Information provided:
========

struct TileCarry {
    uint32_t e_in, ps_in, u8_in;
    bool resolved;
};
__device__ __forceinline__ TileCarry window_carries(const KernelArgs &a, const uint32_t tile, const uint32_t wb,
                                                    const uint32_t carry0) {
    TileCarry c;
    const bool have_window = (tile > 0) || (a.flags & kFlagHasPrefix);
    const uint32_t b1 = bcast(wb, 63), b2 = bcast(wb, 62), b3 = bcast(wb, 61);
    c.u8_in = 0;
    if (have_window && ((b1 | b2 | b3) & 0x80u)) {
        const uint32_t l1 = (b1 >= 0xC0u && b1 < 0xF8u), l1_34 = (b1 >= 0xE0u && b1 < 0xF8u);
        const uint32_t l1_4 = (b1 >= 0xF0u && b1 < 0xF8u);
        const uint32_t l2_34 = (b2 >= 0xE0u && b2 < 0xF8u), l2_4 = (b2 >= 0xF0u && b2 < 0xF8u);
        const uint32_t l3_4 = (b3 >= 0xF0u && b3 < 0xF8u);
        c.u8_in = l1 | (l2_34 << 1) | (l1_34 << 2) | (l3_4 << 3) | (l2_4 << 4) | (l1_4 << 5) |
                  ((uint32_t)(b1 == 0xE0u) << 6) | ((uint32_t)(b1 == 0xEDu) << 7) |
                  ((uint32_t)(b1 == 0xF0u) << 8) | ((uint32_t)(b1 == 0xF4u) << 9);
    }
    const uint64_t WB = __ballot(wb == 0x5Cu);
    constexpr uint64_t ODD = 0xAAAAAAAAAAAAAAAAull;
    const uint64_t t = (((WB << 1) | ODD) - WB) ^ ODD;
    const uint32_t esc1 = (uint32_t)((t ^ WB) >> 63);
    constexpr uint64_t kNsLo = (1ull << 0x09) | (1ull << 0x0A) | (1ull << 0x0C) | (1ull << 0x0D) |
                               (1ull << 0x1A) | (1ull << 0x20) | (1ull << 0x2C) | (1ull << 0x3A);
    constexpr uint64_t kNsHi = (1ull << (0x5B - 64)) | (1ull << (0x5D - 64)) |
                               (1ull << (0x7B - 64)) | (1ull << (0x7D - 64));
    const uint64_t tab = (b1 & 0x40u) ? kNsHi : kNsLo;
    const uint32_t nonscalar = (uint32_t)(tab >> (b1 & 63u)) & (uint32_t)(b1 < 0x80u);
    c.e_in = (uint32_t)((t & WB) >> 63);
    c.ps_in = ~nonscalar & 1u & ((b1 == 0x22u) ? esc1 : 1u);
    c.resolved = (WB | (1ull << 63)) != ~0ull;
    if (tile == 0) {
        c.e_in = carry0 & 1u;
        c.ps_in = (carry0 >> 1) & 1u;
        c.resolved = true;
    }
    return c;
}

========

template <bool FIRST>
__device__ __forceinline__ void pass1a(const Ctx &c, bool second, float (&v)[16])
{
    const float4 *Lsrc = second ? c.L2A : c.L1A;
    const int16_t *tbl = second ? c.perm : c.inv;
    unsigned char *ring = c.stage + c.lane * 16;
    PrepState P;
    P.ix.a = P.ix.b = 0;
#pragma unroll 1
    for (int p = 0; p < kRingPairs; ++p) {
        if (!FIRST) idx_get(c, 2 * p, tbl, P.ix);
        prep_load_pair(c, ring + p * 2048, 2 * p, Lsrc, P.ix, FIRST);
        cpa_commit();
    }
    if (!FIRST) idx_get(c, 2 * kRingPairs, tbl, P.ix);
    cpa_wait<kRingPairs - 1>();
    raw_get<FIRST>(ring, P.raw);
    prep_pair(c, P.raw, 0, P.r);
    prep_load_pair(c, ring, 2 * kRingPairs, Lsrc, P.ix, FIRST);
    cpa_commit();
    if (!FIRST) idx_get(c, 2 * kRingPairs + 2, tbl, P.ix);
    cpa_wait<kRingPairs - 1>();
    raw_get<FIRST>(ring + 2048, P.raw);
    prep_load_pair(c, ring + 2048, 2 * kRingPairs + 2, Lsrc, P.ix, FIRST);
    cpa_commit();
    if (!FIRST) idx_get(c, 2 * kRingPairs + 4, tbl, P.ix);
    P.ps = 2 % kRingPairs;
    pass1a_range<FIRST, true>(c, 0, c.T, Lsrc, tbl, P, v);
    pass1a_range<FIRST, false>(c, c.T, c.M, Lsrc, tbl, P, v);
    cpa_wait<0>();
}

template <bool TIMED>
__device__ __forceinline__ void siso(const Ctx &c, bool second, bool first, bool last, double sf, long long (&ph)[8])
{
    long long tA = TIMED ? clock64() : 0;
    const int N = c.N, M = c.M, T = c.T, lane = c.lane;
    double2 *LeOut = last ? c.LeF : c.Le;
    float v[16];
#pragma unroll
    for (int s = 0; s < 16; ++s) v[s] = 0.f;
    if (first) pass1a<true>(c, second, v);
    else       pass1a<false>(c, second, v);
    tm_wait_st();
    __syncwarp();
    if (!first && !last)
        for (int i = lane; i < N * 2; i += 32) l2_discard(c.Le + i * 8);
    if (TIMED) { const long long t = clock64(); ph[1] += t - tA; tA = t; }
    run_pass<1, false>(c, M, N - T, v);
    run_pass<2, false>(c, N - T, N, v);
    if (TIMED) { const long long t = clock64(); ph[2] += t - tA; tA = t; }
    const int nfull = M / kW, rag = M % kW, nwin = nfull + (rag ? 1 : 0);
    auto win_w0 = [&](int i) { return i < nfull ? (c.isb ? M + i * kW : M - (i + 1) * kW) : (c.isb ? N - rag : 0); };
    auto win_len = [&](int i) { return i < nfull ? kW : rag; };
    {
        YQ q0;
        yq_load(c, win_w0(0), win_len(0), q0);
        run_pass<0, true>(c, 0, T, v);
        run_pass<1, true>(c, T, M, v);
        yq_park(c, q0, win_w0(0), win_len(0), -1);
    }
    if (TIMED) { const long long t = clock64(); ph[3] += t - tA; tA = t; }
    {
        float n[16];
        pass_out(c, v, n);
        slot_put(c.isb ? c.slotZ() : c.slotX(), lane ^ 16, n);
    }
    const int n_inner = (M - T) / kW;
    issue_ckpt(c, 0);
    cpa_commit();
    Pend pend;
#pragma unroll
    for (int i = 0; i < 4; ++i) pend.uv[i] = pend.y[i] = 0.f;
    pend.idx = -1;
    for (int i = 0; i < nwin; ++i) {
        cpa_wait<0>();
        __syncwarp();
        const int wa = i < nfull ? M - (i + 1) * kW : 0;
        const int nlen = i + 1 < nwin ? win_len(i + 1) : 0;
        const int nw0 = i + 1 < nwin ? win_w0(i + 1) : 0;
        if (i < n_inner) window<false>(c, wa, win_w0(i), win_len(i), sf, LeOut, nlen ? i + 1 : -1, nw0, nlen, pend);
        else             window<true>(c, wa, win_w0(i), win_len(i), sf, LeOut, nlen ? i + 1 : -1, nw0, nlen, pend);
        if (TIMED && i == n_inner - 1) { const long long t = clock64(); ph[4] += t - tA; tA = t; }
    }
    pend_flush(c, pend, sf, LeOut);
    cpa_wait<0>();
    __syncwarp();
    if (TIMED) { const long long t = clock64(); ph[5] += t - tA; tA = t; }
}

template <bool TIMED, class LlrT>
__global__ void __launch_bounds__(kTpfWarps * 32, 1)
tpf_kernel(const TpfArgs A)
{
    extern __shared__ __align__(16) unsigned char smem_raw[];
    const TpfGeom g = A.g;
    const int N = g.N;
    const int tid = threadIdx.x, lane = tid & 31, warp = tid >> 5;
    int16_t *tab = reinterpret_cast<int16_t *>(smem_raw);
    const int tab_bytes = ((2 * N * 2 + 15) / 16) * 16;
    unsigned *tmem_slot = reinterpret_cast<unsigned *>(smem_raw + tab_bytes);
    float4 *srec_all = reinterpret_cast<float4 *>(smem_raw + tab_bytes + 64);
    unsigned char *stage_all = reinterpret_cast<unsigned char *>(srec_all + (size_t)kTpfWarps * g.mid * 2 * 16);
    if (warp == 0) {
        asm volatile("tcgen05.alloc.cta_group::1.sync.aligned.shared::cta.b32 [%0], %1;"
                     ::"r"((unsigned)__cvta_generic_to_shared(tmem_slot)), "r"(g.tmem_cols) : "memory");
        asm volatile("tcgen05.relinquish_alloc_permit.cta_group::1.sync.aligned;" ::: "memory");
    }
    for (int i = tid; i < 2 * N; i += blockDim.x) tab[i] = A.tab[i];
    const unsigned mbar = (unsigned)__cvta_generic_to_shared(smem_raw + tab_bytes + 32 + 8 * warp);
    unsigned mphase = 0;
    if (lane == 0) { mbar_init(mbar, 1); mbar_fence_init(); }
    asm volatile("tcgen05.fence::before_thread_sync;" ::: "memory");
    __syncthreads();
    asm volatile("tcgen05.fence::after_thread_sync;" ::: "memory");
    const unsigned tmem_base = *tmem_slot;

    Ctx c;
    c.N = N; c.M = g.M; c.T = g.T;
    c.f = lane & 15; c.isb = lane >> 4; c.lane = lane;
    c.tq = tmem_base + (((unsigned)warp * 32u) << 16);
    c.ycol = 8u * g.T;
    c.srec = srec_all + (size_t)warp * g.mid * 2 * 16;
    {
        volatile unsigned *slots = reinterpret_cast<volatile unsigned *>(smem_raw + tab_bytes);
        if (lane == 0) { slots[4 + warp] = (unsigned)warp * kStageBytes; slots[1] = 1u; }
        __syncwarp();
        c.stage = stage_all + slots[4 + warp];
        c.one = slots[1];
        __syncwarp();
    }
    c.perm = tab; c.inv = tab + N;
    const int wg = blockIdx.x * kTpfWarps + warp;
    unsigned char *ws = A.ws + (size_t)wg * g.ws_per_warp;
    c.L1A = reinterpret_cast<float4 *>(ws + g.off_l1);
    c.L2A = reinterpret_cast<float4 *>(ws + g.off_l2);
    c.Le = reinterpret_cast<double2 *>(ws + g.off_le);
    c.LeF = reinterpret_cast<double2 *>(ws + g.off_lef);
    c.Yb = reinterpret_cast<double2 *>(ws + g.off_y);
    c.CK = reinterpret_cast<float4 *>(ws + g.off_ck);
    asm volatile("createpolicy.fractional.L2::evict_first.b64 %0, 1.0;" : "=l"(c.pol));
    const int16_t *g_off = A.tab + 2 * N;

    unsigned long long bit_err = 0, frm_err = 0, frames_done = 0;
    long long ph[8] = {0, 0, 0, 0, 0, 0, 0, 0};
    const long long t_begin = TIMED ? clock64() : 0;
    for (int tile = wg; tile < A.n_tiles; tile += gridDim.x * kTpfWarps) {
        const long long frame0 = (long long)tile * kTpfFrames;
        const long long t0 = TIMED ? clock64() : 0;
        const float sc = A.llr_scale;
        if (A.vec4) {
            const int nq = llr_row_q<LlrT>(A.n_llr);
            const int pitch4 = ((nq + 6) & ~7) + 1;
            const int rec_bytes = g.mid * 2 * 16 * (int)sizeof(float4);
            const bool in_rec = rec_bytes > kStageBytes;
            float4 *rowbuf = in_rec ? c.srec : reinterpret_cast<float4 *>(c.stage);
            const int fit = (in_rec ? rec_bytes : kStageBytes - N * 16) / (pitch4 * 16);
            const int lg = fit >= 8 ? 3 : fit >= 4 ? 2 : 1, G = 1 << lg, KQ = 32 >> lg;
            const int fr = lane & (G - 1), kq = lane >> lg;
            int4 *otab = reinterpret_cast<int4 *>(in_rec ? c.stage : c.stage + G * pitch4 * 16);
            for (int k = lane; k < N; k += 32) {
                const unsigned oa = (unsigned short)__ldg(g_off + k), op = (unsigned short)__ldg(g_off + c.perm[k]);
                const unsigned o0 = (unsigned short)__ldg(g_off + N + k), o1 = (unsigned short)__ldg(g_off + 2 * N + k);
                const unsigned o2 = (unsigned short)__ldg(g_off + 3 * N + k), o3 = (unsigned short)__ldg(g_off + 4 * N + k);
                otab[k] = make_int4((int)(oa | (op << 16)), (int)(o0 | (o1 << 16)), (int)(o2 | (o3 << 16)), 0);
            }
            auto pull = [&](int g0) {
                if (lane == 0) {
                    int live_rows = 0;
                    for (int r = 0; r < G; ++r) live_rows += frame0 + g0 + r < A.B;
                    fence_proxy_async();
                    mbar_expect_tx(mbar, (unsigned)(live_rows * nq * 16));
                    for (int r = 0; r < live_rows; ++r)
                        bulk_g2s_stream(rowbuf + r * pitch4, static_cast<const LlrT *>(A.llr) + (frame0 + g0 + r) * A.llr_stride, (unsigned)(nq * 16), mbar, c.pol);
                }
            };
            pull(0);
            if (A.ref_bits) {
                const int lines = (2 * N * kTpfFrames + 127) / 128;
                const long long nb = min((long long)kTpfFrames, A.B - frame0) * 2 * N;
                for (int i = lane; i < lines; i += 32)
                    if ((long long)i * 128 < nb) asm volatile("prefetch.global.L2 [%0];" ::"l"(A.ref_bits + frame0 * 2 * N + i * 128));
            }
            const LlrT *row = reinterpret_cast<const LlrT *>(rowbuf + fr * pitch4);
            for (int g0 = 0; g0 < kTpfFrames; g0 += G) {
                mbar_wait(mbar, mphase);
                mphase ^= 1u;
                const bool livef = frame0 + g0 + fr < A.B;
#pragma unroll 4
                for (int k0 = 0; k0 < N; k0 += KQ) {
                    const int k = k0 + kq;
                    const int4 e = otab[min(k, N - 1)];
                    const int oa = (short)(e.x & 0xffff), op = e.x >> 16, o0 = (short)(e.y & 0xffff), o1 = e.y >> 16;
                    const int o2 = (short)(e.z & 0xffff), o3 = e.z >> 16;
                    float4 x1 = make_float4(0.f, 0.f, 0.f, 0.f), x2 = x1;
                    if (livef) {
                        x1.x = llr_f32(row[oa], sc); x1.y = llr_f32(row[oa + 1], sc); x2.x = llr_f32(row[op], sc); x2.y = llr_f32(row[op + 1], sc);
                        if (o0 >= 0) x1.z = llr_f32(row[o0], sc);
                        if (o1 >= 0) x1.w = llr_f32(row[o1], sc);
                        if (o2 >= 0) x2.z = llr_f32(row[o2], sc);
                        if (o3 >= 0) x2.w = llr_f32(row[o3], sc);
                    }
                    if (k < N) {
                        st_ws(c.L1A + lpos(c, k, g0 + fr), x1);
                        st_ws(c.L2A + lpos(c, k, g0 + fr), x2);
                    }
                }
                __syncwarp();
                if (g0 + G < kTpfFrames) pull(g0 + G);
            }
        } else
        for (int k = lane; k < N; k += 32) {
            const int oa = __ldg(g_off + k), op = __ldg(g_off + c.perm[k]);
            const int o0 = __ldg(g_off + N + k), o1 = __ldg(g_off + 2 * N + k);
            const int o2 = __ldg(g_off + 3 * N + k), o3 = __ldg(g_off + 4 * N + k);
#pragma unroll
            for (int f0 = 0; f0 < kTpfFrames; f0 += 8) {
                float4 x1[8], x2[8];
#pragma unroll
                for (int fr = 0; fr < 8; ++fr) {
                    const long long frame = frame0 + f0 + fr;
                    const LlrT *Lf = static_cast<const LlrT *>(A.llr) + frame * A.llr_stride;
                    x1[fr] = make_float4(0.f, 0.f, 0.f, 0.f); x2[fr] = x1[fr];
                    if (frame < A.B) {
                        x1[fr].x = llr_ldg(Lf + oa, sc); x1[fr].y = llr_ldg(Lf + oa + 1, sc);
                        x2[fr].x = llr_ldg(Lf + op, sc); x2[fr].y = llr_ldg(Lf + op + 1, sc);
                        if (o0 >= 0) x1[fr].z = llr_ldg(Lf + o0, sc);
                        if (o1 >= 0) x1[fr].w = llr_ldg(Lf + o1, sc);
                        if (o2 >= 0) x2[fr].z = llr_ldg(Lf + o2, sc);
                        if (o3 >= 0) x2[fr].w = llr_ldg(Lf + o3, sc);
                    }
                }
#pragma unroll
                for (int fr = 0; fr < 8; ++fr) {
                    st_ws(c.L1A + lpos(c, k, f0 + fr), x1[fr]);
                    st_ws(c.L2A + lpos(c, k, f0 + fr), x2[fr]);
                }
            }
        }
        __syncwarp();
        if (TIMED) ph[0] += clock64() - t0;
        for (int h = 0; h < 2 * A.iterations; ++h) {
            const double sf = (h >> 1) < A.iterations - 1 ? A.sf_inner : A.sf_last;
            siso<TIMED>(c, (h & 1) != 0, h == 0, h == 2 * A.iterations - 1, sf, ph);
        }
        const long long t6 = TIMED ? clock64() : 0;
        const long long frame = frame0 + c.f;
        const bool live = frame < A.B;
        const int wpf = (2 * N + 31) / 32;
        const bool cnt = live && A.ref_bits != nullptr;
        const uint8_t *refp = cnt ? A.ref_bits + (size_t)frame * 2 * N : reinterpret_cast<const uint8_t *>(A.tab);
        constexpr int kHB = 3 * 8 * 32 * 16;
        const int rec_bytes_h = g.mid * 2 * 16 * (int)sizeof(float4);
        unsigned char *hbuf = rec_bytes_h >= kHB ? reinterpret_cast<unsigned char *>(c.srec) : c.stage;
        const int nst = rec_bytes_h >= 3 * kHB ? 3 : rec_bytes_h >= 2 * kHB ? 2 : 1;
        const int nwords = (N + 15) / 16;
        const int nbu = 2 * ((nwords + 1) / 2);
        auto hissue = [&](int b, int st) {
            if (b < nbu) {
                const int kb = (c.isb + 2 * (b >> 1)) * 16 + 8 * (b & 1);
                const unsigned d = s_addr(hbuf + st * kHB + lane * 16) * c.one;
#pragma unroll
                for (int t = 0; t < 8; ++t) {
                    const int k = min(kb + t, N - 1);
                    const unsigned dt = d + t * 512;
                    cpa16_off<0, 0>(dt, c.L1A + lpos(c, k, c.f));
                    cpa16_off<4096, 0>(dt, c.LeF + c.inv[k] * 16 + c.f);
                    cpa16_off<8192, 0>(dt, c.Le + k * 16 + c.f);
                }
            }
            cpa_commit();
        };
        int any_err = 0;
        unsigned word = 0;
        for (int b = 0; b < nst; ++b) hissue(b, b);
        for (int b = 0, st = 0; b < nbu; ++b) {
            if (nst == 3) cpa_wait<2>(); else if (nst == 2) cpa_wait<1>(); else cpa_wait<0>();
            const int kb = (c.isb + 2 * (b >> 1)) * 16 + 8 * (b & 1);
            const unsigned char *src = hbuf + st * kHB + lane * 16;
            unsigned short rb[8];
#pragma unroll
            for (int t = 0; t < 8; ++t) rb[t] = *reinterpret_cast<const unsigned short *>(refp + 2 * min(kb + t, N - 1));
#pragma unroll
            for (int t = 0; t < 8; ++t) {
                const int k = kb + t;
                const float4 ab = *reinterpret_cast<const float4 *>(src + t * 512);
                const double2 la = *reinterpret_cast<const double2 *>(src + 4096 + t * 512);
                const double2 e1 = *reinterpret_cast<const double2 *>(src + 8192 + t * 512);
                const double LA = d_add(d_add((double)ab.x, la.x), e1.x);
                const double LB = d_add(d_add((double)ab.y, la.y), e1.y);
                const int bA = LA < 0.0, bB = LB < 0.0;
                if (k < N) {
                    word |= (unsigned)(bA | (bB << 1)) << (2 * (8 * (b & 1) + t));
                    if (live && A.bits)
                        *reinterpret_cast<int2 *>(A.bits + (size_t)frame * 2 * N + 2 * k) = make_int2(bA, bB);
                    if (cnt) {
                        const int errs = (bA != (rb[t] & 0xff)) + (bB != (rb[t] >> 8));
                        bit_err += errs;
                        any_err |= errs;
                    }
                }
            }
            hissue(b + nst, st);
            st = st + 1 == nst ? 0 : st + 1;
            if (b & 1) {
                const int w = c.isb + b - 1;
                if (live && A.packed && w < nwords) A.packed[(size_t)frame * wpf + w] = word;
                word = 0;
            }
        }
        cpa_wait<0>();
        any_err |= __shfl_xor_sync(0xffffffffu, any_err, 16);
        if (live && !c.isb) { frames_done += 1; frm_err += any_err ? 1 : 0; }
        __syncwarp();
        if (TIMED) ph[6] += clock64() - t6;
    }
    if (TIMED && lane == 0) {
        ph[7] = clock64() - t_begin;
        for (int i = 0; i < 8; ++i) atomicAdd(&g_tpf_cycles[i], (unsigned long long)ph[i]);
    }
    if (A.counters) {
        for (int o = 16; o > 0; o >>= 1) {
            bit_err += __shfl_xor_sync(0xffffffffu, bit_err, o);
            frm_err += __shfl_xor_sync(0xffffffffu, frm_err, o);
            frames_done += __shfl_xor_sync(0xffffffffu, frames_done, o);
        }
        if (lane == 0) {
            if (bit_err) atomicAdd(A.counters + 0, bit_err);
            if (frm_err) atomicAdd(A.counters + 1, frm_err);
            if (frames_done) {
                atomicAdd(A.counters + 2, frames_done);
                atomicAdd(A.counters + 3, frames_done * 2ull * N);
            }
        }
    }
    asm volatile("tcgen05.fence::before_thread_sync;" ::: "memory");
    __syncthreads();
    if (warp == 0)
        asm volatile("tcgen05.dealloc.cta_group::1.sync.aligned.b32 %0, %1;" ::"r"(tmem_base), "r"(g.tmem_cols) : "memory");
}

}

========

Your objective: Every line above from the line with "const float4 ab" to the line with "ph[7] = clock64() - t_begin;", inclusive, must be returned exactly; no other line belongs in the reply.

Your solution:
                const float4 ab = *reinterpret_cast<const float4 *>(src + t * 512);
                const double2 la = *reinterpret_cast<const double2 *>(src + 4096 + t * 512);
                const double2 e1 = *reinterpret_cast<const double2 *>(src + 8192 + t * 512);
                const double LA = d_add(d_add((double)ab.x, la.x), e1.x);
                const double LB = d_add(d_add((double)ab.y, la.y), e1.y);
                const int bA = LA < 0.0, bB = LB < 0.0;
                if (k < N) {
                    word |= (unsigned)(bA | (bB << 1)) << (2 * (8 * (b & 1) + t));
                    if (live && A.bits)
                        *reinterpret_cast<int2 *>(A.bits + (size_t)frame * 2 * N + 2 * k) = make_int2(bA, bB);
                    if (cnt) {
                        const int errs = (bA != (rb[t] & 0xff)) + (bB != (rb[t] >> 8));
                        bit_err += errs;
                        any_err |= errs;
                    }
                }
            }
            hissue(b + nst, st);
            st = st + 1 == nst ? 0 : st + 1;
            if (b & 1) {
                const int w = c.isb + b - 1;
                if (live && A.packed && w < nwords) A.packed[(size_t)frame * wpf + w] = word;
                word = 0;
            }
        }
        cpa_wait<0>();
        any_err |= __shfl_xor_sync(0xffffffffu, any_err, 16);
        if (live && !c.isb) { frames_done += 1; frm_err += any_err ? 1 : 0; }
        __syncwarp();
        if (TIMED) ph[6] += clock64() - t6;
    }
    if (TIMED && lane == 0) {
        ph[7] = clock64() - t_begin;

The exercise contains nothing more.